Frequently asked questions

The questions readers and collectors ask most.

What is Yorick Brown's first appearance?

Yorick Brown's first appearance is Y: The Last Man #1 (September 2002), created by Brian K. Vaughan (writer) and Pia Guerra (artist). The issue is both his first appearance and first cover. José Marzán Jr. inks; J.G. Jones provides the cover. The book opens with the simultaneous death of every mammal possessing a Y chromosome on Earth except Yorick and his pet capuchin monkey Ampersand.

Is Y: The Last Man #1 valuable?

Yes. Y: The Last Man #1 is a Vertigo key with strong creator-owned narrative weight. High-grade copies (CGC 9.8) have crossed $200 at auction. The book's value tracks with the FX adaptation (2021) and Brian K. Vaughan's continued visibility through Saga and other creator-owned ongoings.

What killed everyone with a Y chromosome?
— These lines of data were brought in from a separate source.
+template <typename T>
+__device__ __forceinline__ void cls_row(const float* __restrict__ cls, const float* __restrict__ pos, T* __restrict__ xh,
+                                        T* __restrict__ xl, float* __restrict__ stats, long long row, int lane) {
+  using V4 = typename Lp<T>::V4;
+  const int quad = lane & 15, sub = lane >> 4;
+  f32x4 x[4];
+  float sum = 0.f;
+#pragma unroll
+  for (int i = 0; i < 4; ++i) {
+    const int c = (i * 4 + sub) * 64 + quad * 4;
+    const f32x4 a = *(const f32x4*)(cls + c), b = *(const f32x4*)(pos + c);
+#pragma unroll
+    for (int e = 0; e < 4; ++e) {
+      x[i][e] = split_join<T>(a[e] + b[e]);
+      sum += x[i][e];
+    }
+  }
+  const float mean = wave_sum(sum) / (float)PE_D;
+#pragma unroll
+  for (int i = 0; i < 4; ++i) {
+    const int slot = i * 4 + sub;
+    V4 oh, ol;
+#pragma unroll
+    for (int e = 0; e < 4; ++e) {
+      x[i][e] = x[i][e] - mean;
+      oh[e] = (T)x[i][e];
+      ol[e] = (T)(x[i][e] - (float)oh[e]);
+    }
+    *(V4*)(xh + row * PE_D + slot * 64 + quad * 4) = oh;
+    *(V4*)(xl + row * PE_D + slot * 64 + quad * 4) = ol;
+    float s, q;
+    gemm::quad_stats(x[i], s, q);
+    s = gemm::row16_sum(s);
+    q = gemm::row16_sum(q);
+    if (quad == 0) ((float2*)stats)[row * (PE_D / 64) + slot] = make_float2(s, q);
+  }
+}
+
+template <typename T>
+__global__ __launch_bounds__(512) void patch_embed_fused_kernel(const float* __restrict__ img, long long stride_img, long long stride_ch,
+                                                                int stride_row, int nimg, int gh, int gw, const T* __restrict__ W, int ldw,
+                                                                const float* __restrict__ bias, const float* __restrict__ pos,
+                                                                const float* __restrict__ cls, T* __restrict__ xh, T* __restrict__ xl,
+                                                                float* __restrict__ stats, int img0, int ncls_blocks) {
+  using V8 = typename Lp<T>::V8;
+  using V4 = typename Lp<T>::V4;
+  extern __shared__ __attribute__((aligned(16))) char smem[];
+  const int tid = threadIdx.x, lane = tid & 63;
+  const int wave = __builtin_amdgcn_readfirstlane(tid >> 6);
+  const int npatch = gh * gw, ntok = npatch + 1;
+  if ((int)blockIdx.x < ncls_blocks) {
+    const int im = blockIdx.x * 8 + wave;
+    if (im < nimg) cls_row<T>(cls, pos, xh, xl, stats, (long long)(img0 + im) * ntok, lane);
+    return;
+  }
+  const int mrows = nimg * npatch;
+  const int m0 = ((int)blockIdx.x - ncls_blocks) * PE_BM;
+  long long* rowbase = (long long*)(smem + PE_ROWBASE_OFF);
+  int* xrow_tab = (int*)(smem + PE_XROW_OFF);
+  int* tok_tab = (int*)(smem + PE_TOK_OFF);
+  if (tid < PE_BM) {
+    const int m = m0 + tid;
+    const int mm = m < mrows ? m : mrows - 1;
+    const int im = mm / npatch, p = mm - im * npatch;
+    const int pr = p / gw, pc = p - pr * gw;
+    rowbase[tid] = im * stride_img + (long long)(pr * 14) * stride_row + pc * 14;
+    xrow_tab[tid] = m < mrows ? (img0 + im) * ntok + 1 + p : -1;
+    tok_tab[tid] = 1 + p;
+  }
+  for (int i = tid; i < PE_BM * 26; i += 512) {
+    const int r = i / 26, j = i - r * 26;
+    *(unsigned*)(smem + r * PE_APITCH + PE_K * 2 + j * 4) = 0u;
+  }
+  __syncthreads();
+  if (tid < 448) {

Unrevealed for most of the series. Y: The Last Man's central mystery is the cause of the simultaneous-gendercide event. The series gradually narrows the explanation across 60 issues without ever fully resolving it: candidates include a curse on a mystical artifact, a biological weapon, ecological collapse, mystical retribution, and accidental side-effect. The deliberate refusal to commit to a single explanation is a signature Vaughan storytelling choice; the meaning of the event is treated as less important than its consequences.

Why is the book called Y?

Multiple reasons. Y is the chromosome that distinguishes Yorick (and Ampersand) as the surviving mammals. Y is also the question Yorick spends 60 issues asking: why did this happen, why did he survive, why did the world change in the ways it did. The single-letter title is one of the cleanest Vertigo branding choices of the 2000s.

Did Y: The Last Man have a planned ending?

Yes. Brian K. Vaughan and Pia Guerra planned the 60-issue arc deliberately. The final issue (Y: The Last Man #60, April 2008) resolves all major narrative threads through a substantial time-jumped epilogue. The series's conclusion is widely regarded as one of the better-planned creator-owned endings in Vertigo history. Many creator-owned ongoings of the era ended abruptly when commercial conditions changed; Y reached its planned conclusion intact.